Being a psychic and seeing can sometimes be painful, because what I saw as an explanation was not what Rachel wanted to hear, nor one that she would accept, at least right then. I also knew that she wanted me to tell her that her husband was going to wake up and everything was going to be just fine, but I didn’t see that and telling her what she wanted, when it wasn’t the truth, wasn’t the way I operated. But I had to tell her something, yet all that came out of my mouth was ‘I’m sorry’. We then went on to discuss ways for her to cope no matter what happened, although I did see a divorce within a year and gently told her that.
A hug on her departure she asked me if they truly got divorced would she be okay, and would she be free.
Free.
I thought her chose of word was unusual, although in the session I saw that both Rachel and her husband were co-dependent and smothering because neither trusted the other, not because they loved spending time with with one another. After all the years it became the normal.

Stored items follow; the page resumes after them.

# mpkuse/cerebro

Hardware: AMD Instinct MI355X
Metric: loop-queries/sec (ticks of 3 descriptors vs 4096-D x 1M DB) (higher is better)
Workload: dtype f64

## Files before the change

cerebro_amd/csrc/chip_api.hip:

```cpp
#include "chip_internal.h"
#include <cmath>
#include <cstdlib>
#include <cstring>
#include <memory>
#include <new>

using namespace chip;

extern "C" {

const char *chip_strerror(int status)
{
    switch (status) {
        case CHIP_OK: return "ok";
        case CHIP_ERR_INVALID_ARG: return "invalid argument";
        case CHIP_ERR_NO_DEVICE: return "no usable HIP device";
        case CHIP_ERR_HIP: return "HIP runtime error (see chip_last_hip_error)";
        case CHIP_ERR_OOM: return "out of device memory";
        case CHIP_ERR_NOT_F32: return "descriptor value not exactly representable as float32";
        case CHIP_ERR_NONFINITE: return "NaN/Inf in descriptor";
        case CHIP_ERR_RANGE: return "index / length out of range";
        case CHIP_ERR_UNSUPPORTED: return "unsupported configuration";
        case CHIP_ERR_TOO_FEW_POINTS: return "fewer than 20 correspondences";
        case CHIP_ERR_BUSY: return "async slot busy or empty";
// ... 178 lines not shown
    int rc = c->seg_table_dev.alloc(c, kMaxSegs);
    if (rc == CHIP_OK) rc = configure_storage(c, elem);
    if (rc != CHIP_OK) return rc;
    c->stage_bytes = 64ull << 20;
    if (c->stage_bytes < (size_t)c->D * 8 * 64) c->stage_bytes = (size_t)c->D * 8 * 64;
    rc = c->stage_dev.alloc(c, c->stage_bytes);
    if (rc == CHIP_OK) rc = c->flags_dev.alloc(c, 1);
    if (rc == CHIP_OK) rc = c->flags_host.alloc(c, 1);
    if (rc == CHIP_OK) rc = c->norm2_dev.alloc(c, 1);
    if (rc == CHIP_OK) rc = c->norm2_host.alloc(c, 1);
    if (rc != CHIP_OK) return rc;
    CHIP_HIP(c, hipMemset(c->norm2_dev, 0, sizeof(unsigned long long)));
    *c->norm2_host.host() = 0;

    scan_read_knobs(c);
    CHIP_HIP(c, hipStreamCreateWithFlags(&c->s_scan, hipStreamNonBlocking));
    {
        const int ns = c->scan_streams;
        if (ns >= 2) CHIP_HIP(c, hipStreamCreateWithFlags(&c->s_scan2, hipStreamNonBlocking));
        for (int i = 0; i < 2; i++)
            if (ns >= 3 + i) CHIP_HIP(c, hipStreamCreateWithFlags(&c->s_scan_x[i], hipStreamNonBlocking));
    }
    for (int i = 0; i < Ctx::kRing; i++) {
        constexpr size_t kListsPerGroup = 3 * kPrefilterTicks > CHIP_MAX_NQ ? 3 * kPrefilterTicks : CHIP_MAX_NQ;
        static_assert(kPrefilterTicks >= kMultiMaxTicks, "the list buffers are sized for the deepest pass");
        rc = c->partial_dev[i].alloc(c, ((size_t)c->max_grid + 1) * kListsPerGroup * CHIP_MAX_TOPK);
        if (rc != CHIP_OK) return rc;
        CHIP_HIP(c, hipEventCreateWithFlags(&c->ev_scan[i], hipEventDisableTiming));
        CHIP_HIP(c, hipEventCreateWithFlags(&c->ev_merged[i], hipEventDisableTiming));
    }
    rc = c->tickets_dev.alloc(c, Ctx::kRing);
    if (rc != CHIP_OK) return rc;
    CHIP_HIP(c, hipMemset(c->tickets_dev, 0, Ctx::kRing * sizeof(int32_t)));
    c->coalesce_max = env_int("CHIP_TICK_COALESCE", kPrefilterTicks);
    if (c->coalesce_max < 2) c->coalesce_max = 0;
    if (c->coalesce_max > kPrefilterTicks) c->coalesce_max = kPrefilterTicks;
    c->tick_poll = env_int("CHIP_TICK_POLL", 1) != 0;
    resident_read_knobs(c);
    rc = c->seq_all.alloc(c, CHIP_MAX_INFLIGHT);
    if (rc != CHIP_OK) return rc;
    std::memset(c->seq_all.host(), 0, sizeof(unsigned long long) * CHIP_MAX_INFLIGHT);
    rc = c->cert_all.alloc(c, CHIP_MAX_INFLIGHT * 4);
    if (rc != CHIP_OK) return rc;
    std::memset(c->cert_all.host(), 0, sizeof(uint32_t) * CHIP_MAX_INFLIGHT * 4);
    rc = c->topk.alloc(c, (size_t)CHIP_MAX_NQ * CHIP_MAX_TOPK);
    if (rc != CHIP_OK) return rc;
    for (Slot &s : c->slots) {
        CHIP_HIP(c, hipEventCreateWithFlags(&s.done, hipEventDisableTiming));
        rc = s.rec.alloc(c, 1);
        if (rc != CHIP_OK) return rc;
        s.seq_host = c->seq_all.host() + (&s - c->slots);
        s.seq_dev = c->seq_all.dev() + (&s - c->slots);
        s.cert_host = c->cert_all.host() + 4 * (&s - c->slots);
        s.cert_dev = c->cert_all.dev() + 4 * (&s - c->slots);
    }
    if (env_int("CHIP_SCAN_STAMPS", 0)) {
        rc = c->stamps_dev.alloc(c, (size_t)c->max_grid * 16 * 4 + 64);
        if (rc != CHIP_OK) return rc;
        CHIP_HIP(c, hipMemset(c->stamps_dev, 0, ((size_t)c->max_grid * 16 * 4 + 64) * sizeof(unsigned long long)));
    }
    rc = pnp_create(c);
    if (rc != CHIP_OK) return rc;
    c->cap_hint = capacity_hint;
    if (capacity_hint > 0) {
        std::lock_guard<std::mutex> lk(c->append_mu);
        rc = ensure_capacity(c, local_count(c, capacity_hint));
// ... 260 lines not shown
    int fit = scan_multi_max_ticks(c);
    if (c->coalesce_max >= kPrefilterTicks && scan_prefilter_usable(c)) fit = kPrefilterTicks;
    const int t = fit < c->coalesce_max ? fit : c->coalesce_max;
    return t >= 2 ? t : 0;
}
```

It was six months later that Rachel came in for a follow up appointment. Her wedding ring off and dark circles under her eyes. The divorce had just been finalized and she was still trying to cope with the changes and, as she put it, feeling free. I offered these suggestions, and although it came with a price to her and her kids, a year later she was doing much better and feeling more like herself than she had in years.
Fear holds us all back from our own success in all aspects of our life and it anchors us to a place that we don’t want to be. Situations occur that we don’t always want, like divorce or job loss, and we can’t spend our life festering in the negative emotion. It helps nobody. Isn’t it time for you release yourself and be free?
You deserve the best of the best! I believe in YOU!
Believe,
Kristy
www.kristyrobinett.com
Kristy Robinett is an intuitive, life coach and author of several books. She is a mom and wife who loves farmhouses, front porches, iced tea and old cemeteries. Find Kristy at www.kristyrobinett.com or on Facebook.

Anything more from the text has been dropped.